@@ -87,12 +88,17 @@
 }
 
 #define EX_LIN HT_EX_LIN
-template <int NGRP_, int NSUM_, int NANG_, int NIDX_, bool EXACT = false, int AS = 2, int NCG_ = 0>
-__global__ __launch_bounds__(64, 2) void k_solve(ht_model_dev M, ht_physics_dev ph, solve_args a)
+template <int NGRP_, int NSUM_, int NANG_, int NIDX_, bool EXACT = false, int AS = 2, int NCG_ = 0, int PW = 1>
+__global__ __launch_bounds__(64 * PW, 2) void k_solve(ht_model_dev M, ht_physics_dev ph, solve_args a)
 {
-	__shared__ lds_t<NGRP_, NSUM_, NANG_, NIDX_, AS, NCG_> S;
+	static_assert(PW == 1 || !EXACT, "the exact-order instantiation keeps one wave");
+	__shared__ lds_t<NGRP_, NSUM_, NANG_, NIDX_, AS, NCG_, (PW > 1 ? 13 : 0)> S;
 	constexpr int ASLOTS = AS, MAXA2 = MAXA2_OF(AS), MAXA_LDS = MAXA_CAP_OF(AS);
-	const int lane = threadIdx.x;
+	const int lane = PW > 1 ? (int)(threadIdx.x & 63) : (int)threadIdx.x;
+	const int wave = PW > 1 ? __builtin_amdgcn_readfirstlane((int)(threadIdx.x >> 6)) : 0;
+	const bool two = PW > 1 && blockDim.x > 64;
+	const int cw = two ? 1 : 0;
+	auto sync_own = [&]() { if constexpr (PW > 1) { __threadfence_block(); __builtin_amdgcn_wave_barrier(); } else __syncthreads(); };
 	const int b = a.frame_order ? a.frame_order[blockIdx.x] : (int)blockIdx.x;
 	if (a.active_flag && !a.active_flag[b]) return;
 	const long long t_cost = a.cost_out ? clock64() : 0;
@@ -121,7 +127,7 @@
 		}
 	}
 
-	if (lane < nb)
+	if (wave == 0 && lane < nb)
 	{
 		const float *s = st + lane * HT_STATE_STRIDE;
 		const float *bc = M.bodyc + lane * HT_BC;
@@ -136,11 +142,11 @@
 		m3 I = world_inertia(V4(s[3], s[4], s[5], s[6]), LM(bc + HT_BC_TINV), bc[HT_BC_MASSINV]);
 		S.I4[lane][0] = make_float4(I.x.x, I.x.y, I.x.z, 0.0f); S.I4[lane][1] = make_float4(I.y.x, I.y.y, I.y.z, 0.0f); S.I4[lane][2] = make_float4(I.z.x, I.z.y, I.z.z, 0.0f);
 	}
-	if (lane < nj && !fast_pose) for (int i = 0; i < 6; i++) S.jr[lane][i] = M.jointc[lane * HT_JC + HT_JC_RMIN + i];
-	if (lane == 0) S.nray = fast_chain && a.ray_rows ? t_npre : 0;
+	if (wave == 0 && lane < nj && !fast_pose) for (int i = 0; i < 6; i++) S.jr[lane][i] = M.jointc[lane * HT_JC + HT_JC_RMIN + i];
+	if (wave == 0 && lane == 0) S.nray = fast_chain && a.ray_rows ? t_npre : 0;
 	__syncthreads();
 
-	if (nb >= 17 && !a.no_model_rows && !fast_pose)
+	if (wave == 0 && nb >= 17 && !a.no_model_rows && !fast_pose)
 	{
 		if (lane < 4)
 		{
@@ -159,7 +165,7 @@
 			S.jr[kb - 1][4] = up ? r1 : 0.0f;
 		}
 	}
-	if (fast_chain) {}
+	if (fast_chain || wave != cw) {}
 	else if (a.ray_rows && a.sf_ncray + (a.sf_select >= 0) > 0 && lane == 8)
 	{
 		int k = 0;
@@ -227,6 +233,221 @@
 	__syncthreads();
 	if (HT_DBG(a.dbg, 256)) return;
 	const long long t_m1 = HT_DBG(a.dbg, 2048) ? clock64() : 0;
+	const int rec_cap = a.scratch_stride - HT_SCRATCH_TAIL;
+	float *scr = a.scratch + (size_t)b * a.scratch_stride * CREC;
+	const int npre_g = a.rows_pre ? a.n_pre[b] : 0;
+	const int npre = a.ray_rows ? S.nray : npre_g;
+	const int ncl = (a.rows_cloud || a.cloud_body) ? a.n_cloud[b] : 0;
+	const int n1 = npre + ncl;
+	const int pre_base = M.pts_cap, noop_idx = rec_cap - 1;
+	const int npad_max = 7 * (nb > 16 ? nb - 16 : 0);
+	const int nlist = n1 + (npad_max > 3 * nb ? npad_max : 3 * nb) + (QUAD_CHAIN_SLACK > QUAD_BLOCK_SLACK ? QUAD_CHAIN_SLACK : QUAD_BLOCK_SLACK);
+	const bool sums_lds = nlist <= S.NSUM;
+	const bool idx_lds = sums_lds && nlist <= S.NIDX && rec_cap <= 65536;
+	float *const gsum = a.scratch + (size_t)a.batch * a.scratch_stride * CREC + (size_t)b * a.scratch_stride;
+	unsigned *const gidx = reinterpret_cast<unsigned *>(a.scratch + (size_t)a.batch * a.scratch_stride * (CREC + 1)) + (size_t)b * a.scratch_stride;
+	float *const gG = a.scratch + (size_t)a.batch * a.scratch_stride * (CREC + 2) + (size_t)b * a.scratch_stride * 4;
+	const bool chain4 = !EXACT && !HT_DBG(a.dbg, 65536);
+	int c4_e0 = 0, c4_nblk = 0, c4_head = 0, c4_total = 0;
+	bool g_lds = false;
+	long long t_l1 = 0, t_l2 = 0, t_l3 = 0, t_l4 = 0;
+	auto pre_ptr = [&](int i) -> const float * { return a.ray_rows ? S.ray[i] : a.rows_pre + ((size_t)b * a.pre_stride + i) * HT_ROW; };
+	auto chain_lists = [&]() {
+		if (sums_lds) { for (int i = lane; i < nlist; i += 64) S.csum[i] = 0.0f; }
+		else for (int i = lane; i < nlist && i < a.scratch_stride; i += 64) gsum[i] = 0.0f;
+		if (fast_chain) { if (idx_lds) for (int i = lane; i < nlist; i += 64) S.cidx[i] = (unsigned short)gidx[i]; }
+		else if (idx_lds) { for (int i = lane; i < nlist; i += 64) S.cidx[i] = (unsigned short)noop_idx; }
+		else for (int i = lane; i < nlist && i < a.scratch_stride; i += 64) gidx[i] = (unsigned)noop_idx;
+		if (lane == 0 && !fast_chain) quad_write_noop(scr + (size_t)noop_idx * CREC);
+		auto body_of = [&](int i) -> int {
+			if (i < npre) return (int)pre_ptr(i)[1];
+			if (a.cloud_body) return (int)a.cloud_body[(size_t)b * M.pts_cap + (i - npre)];
+			return (int)a.rows_cloud[((size_t)b * M.pts_cap + (i - npre)) * HT_ROW + 1];
+		};
+		sync_own();
+		int mycnt = 0;
+		if (!fast_chain)
+		for (int base = 0; base < n1; base += 64)
+		{
+			const int i = base + lane;
+			int body = (i < n1) ? body_of(i) : -1;
+			unsigned long long todo = __ballot(body >= 0);
+			while (todo)
+			{
+				const int leader = __ffsll((long long)todo) - 1;
+				const int bb = __builtin_amdgcn_readlane(body, leader);
+				const unsigned long long m = __ballot(body == bb);
+				if (lane == bb) mycnt += __popcll(m);
+				todo &= ~m;
+			}
+		}
+		t_l1 = HT_DBG(a.dbg, 262144) ? clock64() : 0;
+		int c4_start = 0, c4_next = -1;
+		int myblk = (lane < nb && !HT_DBG(a.dbg, 1)) ? (mycnt + 3) >> 2 : 0;
+		if (fast_chain)
+		{
+			c4_e0 = t_e0; c4_nblk = t_nblk; c4_head = t_head; c4_total = t_total;
+			if (lane < HT_MAXNB) { myblk = reinterpret_cast<const int *>(T + TB_CCNT)[lane]; c4_next = reinterpret_cast<const int *>(T + TB_CNEXT)[lane]; }
+		}
+		else if (chain4)
+		{
+			int myrank = 0;
+			for (int k = 0; k < nb; k++) { const int o = __builtin_amdgcn_readlane(myblk, k); myrank += (o > myblk || (o == myblk && k < lane)) ? 1 : 0; }
+			if (lane < nb) S.cstart[myrank] = lane;
+			__builtin_amdgcn_fence(__ATOMIC_SEQ_CST, "wavefront");
+			__builtin_amdgcn_wave_barrier();
+			const int sorted = lane < nb ? S.cstart[lane] : 0;
+			int ld0 = 0, ld1 = 0, ld2 = 0, ld3 = 0, la0 = -1, la1 = -1, la2 = -1, la3 = -1, hd0 = 0, hd1 = 0, hd2 = 0, hd3 = 0, myrow = 0, mypos = 0;
+			for (int r = 0; r < nb; r++)
+			{
+				const int bb = __builtin_amdgcn_readlane(sorted, r);
+				const int blk = __builtin_amdgcn_readlane(myblk, bb);
+				if (blk == 0) break;
+				int row = 0, best = ld0;
+				if (ld1 < best) { row = 1; best = ld1; }
+				if (ld2 < best) { row = 2; best = ld2; }
+				if (ld3 < best) { row = 3; best = ld3; }
+				const int prev = row == 0 ? la0 : row == 1 ? la1 : row == 2 ? la2 : la3;
+				if (lane == bb) { myrow = row; mypos = best; }
+				if (lane == prev) c4_next = bb;
+				if (prev < 0) { if (row == 0) hd0 = bb; else if (row == 1) hd1 = bb; else if (row == 2) hd2 = bb; else hd3 = bb; }
+				if (row == 0) { la0 = bb; ld0 += blk; } else if (row == 1) { la1 = bb; ld1 += blk; } else if (row == 2) { la2 = bb; ld2 += blk; } else { la3 = bb; ld3 += blk; }
+			}
+			const int sg1 = 4 * ld0, sg2 = sg1 + 4 * ld1, sg3 = sg2 + 4 * ld2;
+			c4_total = ld0 + ld1 + ld2 + ld3;
+			c4_start = (myrow == 0 ? 0 : myrow == 1 ? sg1 : myrow == 2 ? sg2 : sg3) + 4 * mypos;
+			const int R = lane >> 4;
+			c4_e0 = R == 0 ? 0 : R == 1 ? sg1 : R == 2 ? sg2 : sg3; c4_nblk = R == 0 ? ld0 : R == 1 ? ld1 : R == 2 ? ld2 : ld3; c4_head = R == 0 ? hd0 : R == 1 ? hd1 : R == 2 ? hd2 : hd3;
+		}
+		int myextra = -1, myhost = -1;
+		if (!fast_chain)
+		{
+			int avail = (lane < 16 && lane < nb) ? mycnt : 0x7fffff;
+			for (int e = 16; e < nb; e++)
+			{
+				int key = (avail << 6) | lane;
+	#pragma unroll
+				for (int o = 1; o < 64; o <<= 1) { const int v = __shfl_xor(key, o); key = v < key ? v : key; }
+				const int h = key & 63;
+				if (lane == h) { myextra = e; avail = 0x7fffff; }
+				if (lane == e) myhost = h;
+			}
+		}
+		const int extracnt = __shfl(mycnt, myextra >= 0 ? myextra : lane);
+		const int mylen = lane >= 16 ? 0 : (myextra >= 0 && extracnt > 0 ? ((mycnt + 7) & ~7) + extracnt : mycnt);
+		if (myextra >= 0 && extracnt == 0) myextra = -1;
+		int mystart = mylen;
+	#pragma unroll
+		for (int o = 1; o < 64; o <<= 1) { int v = __shfl_up(mystart, o); if (lane >= o) mystart += v; }
+		mystart -= mylen;
+		{
+			const int hs = __shfl(mystart, myhost >= 0 ? myhost : lane), hc = __shfl(mycnt, myhost >= 0 ? myhost : lane);
+			if (myhost >= 0) mystart = hs + ((hc + 7) & ~7);
+		}
+		if (chain4) { mystart = c4_start; if (lane < HT_MAXNB) { S.ccnt[lane] = myblk; S.cstart[lane] = mystart; S.cextra[lane] = (signed char)c4_next; } }
+		else if (lane < HT_MAXNB) { S.ccnt[lane] = HT_DBG(a.dbg, 1) ? 0 : mycnt; S.cstart[lane] = mystart; S.cextra[lane] = (signed char)(HT_DBG(a.dbg, 1) ? -1 : myextra); }
+		int myrun = 0;
+		t_l2 = HT_DBG(a.dbg, 262144) ? clock64() : 0;
+		if (!fast_chain)
+		for (int base = 0; base < n1; base += 64)
+		{
+			const int i = base + lane;
+			int body = (i < n1) ? body_of(i) : -1;
+			int dst = -1;
+			unsigned long long todo = __ballot(body >= 0);
+			while (todo)
+			{
+				const int leader = __ffsll((long long)todo) - 1;
+				const int bb = __builtin_amdgcn_readlane(body, leader);
+				const unsigned long long m = __ballot(body == bb);
+				const int segbase = __builtin_amdgcn_readlane(mystart + myrun, bb);
+				if (body == bb) dst = segbase + __popcll(m & ((1ull << lane) - 1ull));
+				if (lane == bb) myrun += __popcll(m);
+				todo &= ~m;
+			}
+			if (body >= 0)
+			{
+				const bool made = i >= npre && a.cloud_body;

- - -

If a line of the records includes the string "else", copy it out.

+	auto sync_own = [&]() { if constexpr (PW > 1) { __threadfence_block(); __builtin_amdgcn_wave_barrier(); } else __syncthreads(); };
 	else if (a.ray_rows && a.sf_ncray + (a.sf_select >= 0) > 0 && lane == 8)
+		else for (int i = lane; i < nlist && i < a.scratch_stride; i += 64) gsum[i] = 0.0f;
+		else if (idx_lds) { for (int i = lane; i < nlist; i += 64) S.cidx[i] = (unsigned short)noop_idx; }
+		else for (int i = lane; i < nlist && i < a.scratch_stride; i += 64) gidx[i] = (unsigned)noop_idx;
+		else if (chain4)
+				if (prev < 0) { if (row == 0) hd0 = bb; else if (row == 1) hd1 = bb; else if (row == 2) hd2 = bb; else hd3 = bb; }
+				if (row == 0) { la0 = bb; ld0 += blk; } else if (row == 1) { la1 = bb; ld1 += blk; } else if (row == 2) { la2 = bb; ld2 += blk; } else { la3 = bb; ld3 += blk; }
+		else if (lane < HT_MAXNB) { S.ccnt[lane] = HT_DBG(a.dbg, 1) ? 0 : mycnt; S.cstart[lane] = mystart; S.cextra[lane] = (signed char)(HT_DBG(a.dbg, 1) ? -1 : myextra); }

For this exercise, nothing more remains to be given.